Modifying the regression (6) of (b) by including interaction dummy variable of the financial sector, we can test the hypothesis of the stability of the coefficients of the model. Because it can be seen from the output of the regression that both coefficients for the dummy and dummy times turnover are hughly significat, that attests for the structural differncies between the coefficients for financial and non-financial sectors. That also suggests that the relation is different.

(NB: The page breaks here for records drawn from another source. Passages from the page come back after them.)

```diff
+        const float D = __builtin_fmaf(ax.z, Ua2, __builtin_fmaf(ax.x, Ua0, ax.y * Ua1));
+        const float Dinv = 1.0f / D;
+        const float u = L.tauj[b - 1] - __builtin_fmaf(pN2, ax.z, __builtin_fmaf(pN0, ax.x, pN1 * ax.y));
+        const float t = __builtin_fmaf(x2, za.z, __builtin_fmaf(x0, za.x, x1 * za.y)) +
+                        __builtin_fmaf(x5, zl.z, __builtin_fmaf(x3, zl.x, x4 * zl.y));
+        const float uz = __builtin_fmaf(Ua2, za.z, __builtin_fmaf(Ua0, za.x, Ua1 * za.y)) +
+                         __builtin_fmaf(Ub2, zl.z, __builtin_fmaf(Ub0, zl.x, Ub1 * zl.y));
+        const float s = (u - uz) * Dinv;
+        const float pa = __builtin_fmaf(U, s, pv + t);
+        const float cr = lane_cross_up(ry, rz, pa);
+        hp = bot ? pa : pa + cr;
+        if (ln == 0) { L.u[b] = u; L.Dinv[b] = Dinv; }
+        if (own) {
+            lu[3 * b] = U;
+            t0[21 * b] = x0; t1[21 * b] = x1; t2[21 * b] = x2; t3[21 * b] = x3; t4[21 * b] = x4; l5[21 * b] = x5;
+        }
+        x0 = __builtin_fmaf(-(U * Ua0), Dinv, x0); x1 = __builtin_fmaf(-(U * Ua1), Dinv, x1);
+        x2 = __builtin_fmaf(-(U * Ua2), Dinv, x2); x3 = __builtin_fmaf(-(U * Ub0), Dinv, x3);
+        x4 = __builtin_fmaf(-(U * Ub1), Dinv, x4); x5 = __builtin_fmaf(-(U * Ub2), Dinv, x5);
+        const float k0 = __builtin_fmaf(r.y, x5, -(r.z * x4)), k1 = __builtin_fmaf(r.z, x3, -(r.x * x5)),
+                    k2 = __builtin_fmaf(r.x, x4, -(r.y * x3));
+        float k1o = __builtin_fmaf(-r.x, x5, r.z * x3);
+        asm volatile("" : "+v"(k1o));
+        const float k1b = cc == 1 ? k1o : k1;
+        const float y0 = x0 + k0, y1 = x1 + k1b, y2 = x2 + k2;
+        float m1o = __builtin_fmaf(-rz, up_yzx(x4), ry * up_zxy(x4)), m1s = lane_cross_up(ry, rz, x4);
+        asm volatile("" : "+v"(m1o), "+v"(m1s));
+        const float m1 = cc == 1 ? m1o : m1s;
+        const float n3 = x3 + lane_cross_up(ry, rz, x3), n4 = x4 + m1, n5 = x5 + lane_cross_up(ry, rz, x5);
+        const float g0 = __builtin_fmaf(r.y, n5, -(r.z * n4)), g1 = __builtin_fmaf(r.z, n3, -(r.x * n5));
+        const float e0 = lane_cross_up(ry, rz, x0), e1 = lane_cross_up(ry, rz, x1);
+        const float f1 = lane_cross_up(ry, rz, y1), f2 = lane_cross_up(ry, rz, y2);
+        const float a0 = (x0 + e0) + g0;
+        const float a1 = (x1 + (cc == 0 ? k1 : e1)) + (cc == 0 ? f1 : g1);
+        const float a2 = (x2 + k2) + f2;
+        h0 = bot ? y0 : a0; h1 = bot ? y1 : a1; h2 = bot ? y2 : a2;
+        h3 = bot ? x3 : n3; h4 = bot ? x4 : n4; h5 = bot ? x5 : n5;
+    }
+    const float x0 = l0[0] + h0, x1 = l1[0] + h1, x2 = l2[0] + h2, x3 = l3[0] + h3, x4 = l4[0] + h4, x5 = l5[0] + h5;
+    const float pv = lp[0] + hp;
+    if (own) {
+        float* st = L.Inv0;
+        st[v0] = x0; st[v1] = x1; st[v2] = x2; st[v3] = x3; st[v4] = x4; st[o5] = x5; st[21 + pi] = pv;
+    }
+}
+#endif
+
 template <class LT, bool FACTOR>
 __device__ void aba_main(LT& L, const DevModel& M, int lane SNK_PROF_F_PARAM) {
     constexpr int N = LT::kN;
@@ -214,6 +314,10 @@
 #pragma unroll
     for (int i = 0; i < 9; i++) cB[i] = 0.f;
     f3 cN = mk3(0, 0, 0), cF = mk3(0, 0, 0);
+#ifndef SNK_SCALAR_DYNAMICS
+    if (FACTOR) aba_inward_lanes(L, lane);
+    else
+#endif
     for (int b = N; b >= 1; b--) {
         float A[6], B[9], C[6];
         float* IA = L.IA[b];
@@ -295,14 +399,25 @@
     }
     SNK_FSTAMP(2)
     f3 pN = ld3(&L.p[0][0]) + cN, pF = ld3(&L.p[0][3]) + cF;
+#ifndef SNK_SCALAR_DYNAMICS
+    if (FACTOR) { pN = ld3(&L.Inv0[21]); pF = ld3(&L.Inv0[24]); }
+#endif
     float p0[6] = {pN.x, pN.y, pN.z, pF.x, pF.y, pF.z};
     if (FACTOR) {
+        float A[6], B[9], C[6];
+#ifndef SNK_SCALAR_DYNAMICS
+        const float* IA = L.Inv0;
+#pragma unroll
+        for (int i = 0; i < 6; i++) { A[i] = IA[i]; C[i] = IA[15 + i]; }
+#pragma unroll
+        for (int i = 0; i < 9; i++) B[i] = IA[6 + i];
+#else
         float* IA = L.IA[0];
-        float A[6], B[9], C[6];
 #pragma unroll
         for (int i = 0; i < 6; i++) { A[i] = IA[i] + cA[i]; C[i] = IA[15 + i] + cC[i]; }
 #pragma unroll
         for (int i = 0; i < 9; i++) B[i] = IA[6 + i] + cB[i];
+#endif
         float G[6][6];
         G[0][0] = A[0]; G[0][1] = A[1]; G[0][2] = A[2]; G[1][1] = A[3]; G[1][2] = A[4]; G[2][2] = A[5];
         G[1][0] = A[1]; G[2][0] = A[2]; G[2][1] = A[4];
```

The same also could be done through the Chow test, but with runnung two regressions.
library(gap)
data2$logp <- log(data2$p)
data2$turnover<-data2$vo/data2$ibnosh
datafin<-subset(data2,fin==1) #splitting the data
dataNonFin<-subset(data2,fin==0)
y1<-as.matrix(datafin$bas100)
y2<-as.matrix(dataNonFin[,2])
x1<-as.matrix(datafin[,c("logp","turnover","vola")])
x2<-as.matrix(dataNonFin[,c("logp","turnover","vola")])
chow_test<-chow.test(y1,x1,y2,x2)
chow_test## F value d.f.1 d.f.2 P value
## 6.964634e+01 4.000000e+00 1.120000e+03 1.065615e-52Since the pvalue of the Chow test is so low we obviously reject the null hypothesis that the coefficients for the financial and non-financial sectors are equal for the following period.